EDITORS NOTE
Amid the national mourning for those killed in the violence at Marikana mine, not much attention was paid to the International Monetary Fund’s (IMF’s) latest report on the country, which has warned, once again, that chronic joblessness poses a threat to SA’s continued stability.
The IMF asserts that if not addressed, “the stubbornly high unemployment rate could become politically and socially unsustainable”.
The fund also raised our burgeoning public sector wage bill as a “concern’’. It urged that the “composition of spending needed to be rebalanced away from the wage bill and toward capital spending’’.
This is not the first time alarm has been sounded by the IMF or international ratings agencies about our inability to tackle meaningfully our biggest challenges. Indeed, some of our more competent and sophisticated government ministers are aware of the dangers posed by our inability to get to grips with worsening inequality and poverty.
The government’s own National Planning Commission has identified the issues and also offered solutions. There is consensus among labour unions, business and the entire population about our priorities. We all agree that radical measures need to be taken to set things right.
Yet in spite of much talking and comprehensive plans, nothing meaningful is being done. It’s like we are on board a runaway train and we all know something’s got to be done to avoid an accident, but we won’t agree on a course of action to avoid it.
Take the government’s youth wage subsidy proposal, for instance.
President Jacob Zuma and his government think it’s one tool among others that can be deployed to deal with youth joblessness and business warms towards the idea.
He unveils the plan in his State of the National address and the government even puts money aside to carry it out.
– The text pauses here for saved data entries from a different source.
void make_fft_tables(double* t) {
  using namespace fftk;
  for (uint32_t j = 0; j < (uint32_t)M; j++) twiddle(j, 4 * M, &t[2 * (TW_TWIST + j)], &t[2 * (TW_TWIST + j) + 1]);
  for (uint32_t e = 0; e < 8; e++)
    for (uint32_t L = 0; L < 64; L++) {
      twiddle((L * (1 + 4 * e)) % (4 * M), 4 * M, &t[2 * (TW_A + 64 * e + L)], &t[2 * (TW_A + 64 * e + L) + 1]);
      twiddle((8 * (L & 7) * e) % M, M, &t[2 * (TW_B + 64 * e + L)], &t[2 * (TW_B + 64 * e + L) + 1]);
      twiddle((((L & 7) + 8 * e) * (4 * (L >> 3) + 1)) % (4 * M), 4 * M, &t[2 * (TW_I + 64 * e + L)],
              &t[2 * (TW_I + 64 * e + L) + 1]);
    }
}

bool fft_slot_constants_ok() {
  for (int e = 0; e < 8; e++) {
    double c, s, c2, s2;
    fftk::twiddle(64u * e, 2048u, &c, &s);
    fftk::twiddle(128u * e, 4096u, &c2, &s2);
    if (c != fftk::ctw::SLOT[e].x || s != fftk::ctw::SLOT[e].y || c2 != c || s2 != s) return false;
  }
  return true;
}

hipError_t launch_bsk_to_fourier(const u64* bsk_std, double* bsk_f, size_t polys, const double* tw, hipStream_t s) {
  hipLaunchKernelGGL(fftk::bsk_to_fourier_kernel, dim3((unsigned)polys), dim3(64), 0, s, bsk_std, (double2*)bsk_f,
                     (const double2*)tw);
  return hipGetLastError();
}

hipError_t launch_blind_rotate_fft(const u64* lwe_in, size_t B, int n, const u64* luts, const u32* lut_index,
                                   int n_lut, const double* bsk_f, const double* tw, u64* out_big, u64* out_acc,
                                   hipStream_t s, size_t latency_max_batch) {
  using namespace fftk;
  if (B == 0) return hipSuccess;
  const double2 *bk = (const double2*)bsk_f, *t = (const double2*)tw;
  if (B <= latency_max_batch) {
    dim3 grid((unsigned)B), block(FL_THREADS);
    if (out_acc && out_big)
      hipLaunchKernelGGL((blind_rotate_fft_lat_kernel<true, true>), grid, block, 0, s, lwe_in, n, B, luts, lut_index,
                         n_lut, bk, t, out_big, out_acc);
    else if (out_acc)
      hipLaunchKernelGGL((blind_rotate_fft_lat_kernel<true, false>), grid, block, 0, s, lwe_in, n, B, luts, lut_index,
                         n_lut, bk, t, out_big, out_acc);
    else
      hipLaunchKernelGGL((blind_rotate_fft_lat_kernel<false, true>), grid, block, 0, s, lwe_in, n, B, luts, lut_index,
                         n_lut, bk, t, out_big, out_acc);
    return hipGetLastError();
  }
#if FFT_G3
  {
    int dev = 0, cus = 256;
    if (hipGetDevice(&dev) == hipSuccess) hipDeviceGetAttribute(&cus, hipDeviceAttributeMultiprocessorCount, dev);
    if (cus <= 0) cus = 256;
    const size_t rounds = (B + (size_t)G3_CTS * cus - 1) / ((size_t)G3_CTS * cus);
    size_t nwg = rounds * (size_t)cus;
    if (nwg > B) nwg = B;
    dim3 grid((unsigned)nwg), block(64 * G3_NW);
    if (out_acc && out_big)
      hipLaunchKernelGGL((blind_rotate_fft_g3_kernel<true, true>), grid, block, 0, s, lwe_in, n, B, luts, lut_index,
                         n_lut, bk, t, out_big, out_acc);
    else if (out_acc)
      hipLaunchKernelGGL((blind_rotate_fft_g3_kernel<true, false>), grid, block, 0, s, lwe_in, n, B, luts, lut_index,
                         n_lut, bk, t, out_big, out_acc);
    else
      hipLaunchKernelGGL((blind_rotate_fft_g3_kernel<false, true>), grid, block, 0, s, lwe_in, n, B, luts, lut_index,
                         n_lut, bk, t, out_big, out_acc);
    return hipGetLastError();
  }
#endif
  constexpr int CTS = FFT_PAIR_CTS;
  dim3 grid((unsigned)((B + CTS - 1) / CTS)), block(128 * CTS);
  if (out_acc && out_big)
    hipLaunchKernelGGL((blind_rotate_fft_pair_kernel<CTS, true, true>), grid, block, 0, s, lwe_in, n, B, luts,
                       lut_index, n_lut, bk, t, out_big, out_acc);
  else if (out_acc)
    hipLaunchKernelGGL((blind_rotate_fft_pair_kernel<CTS, true, false>), grid, block, 0, s, lwe_in, n, B, luts,
                       lut_index, n_lut, bk, t, out_big, out_acc);
  else
    hipLaunchKernelGGL((blind_rotate_fft_pair_kernel<CTS, false, true>), grid, block, 0, s, lwe_in, n, B, luts,
                       lut_index, n_lut, bk, t, out_big, out_acc);
  return hipGetLastError();
}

But the proposal is blocked by its partner, the unions that claim it could result in older workers being replaced by younger people who would be cheaper to employ.
End of story.
What this means is that a popularly elected government, with a mandate to serve all the people for the common good, is so beholden to its unelected ally it can’t do its job.
Yet the same unions that won’t compromise on proposals to deal with joblessness complain that business and government are not serious about dealing with the issue.
The mind boggles.
The question is what, then, is the point of the governing alliance if not to solve the country’s pressing challenges in the national interest?
In Germany labour unions and government have agreements to keep peace in the workplace and to work together for the common good.
Our unions are embedded in the government and claim they want the country to succeed, so why can’t the parties agree on a common strategy to achieve common goals?
One wishes for a political figure with the backbone to do what is right for the country, not what is politically expedient.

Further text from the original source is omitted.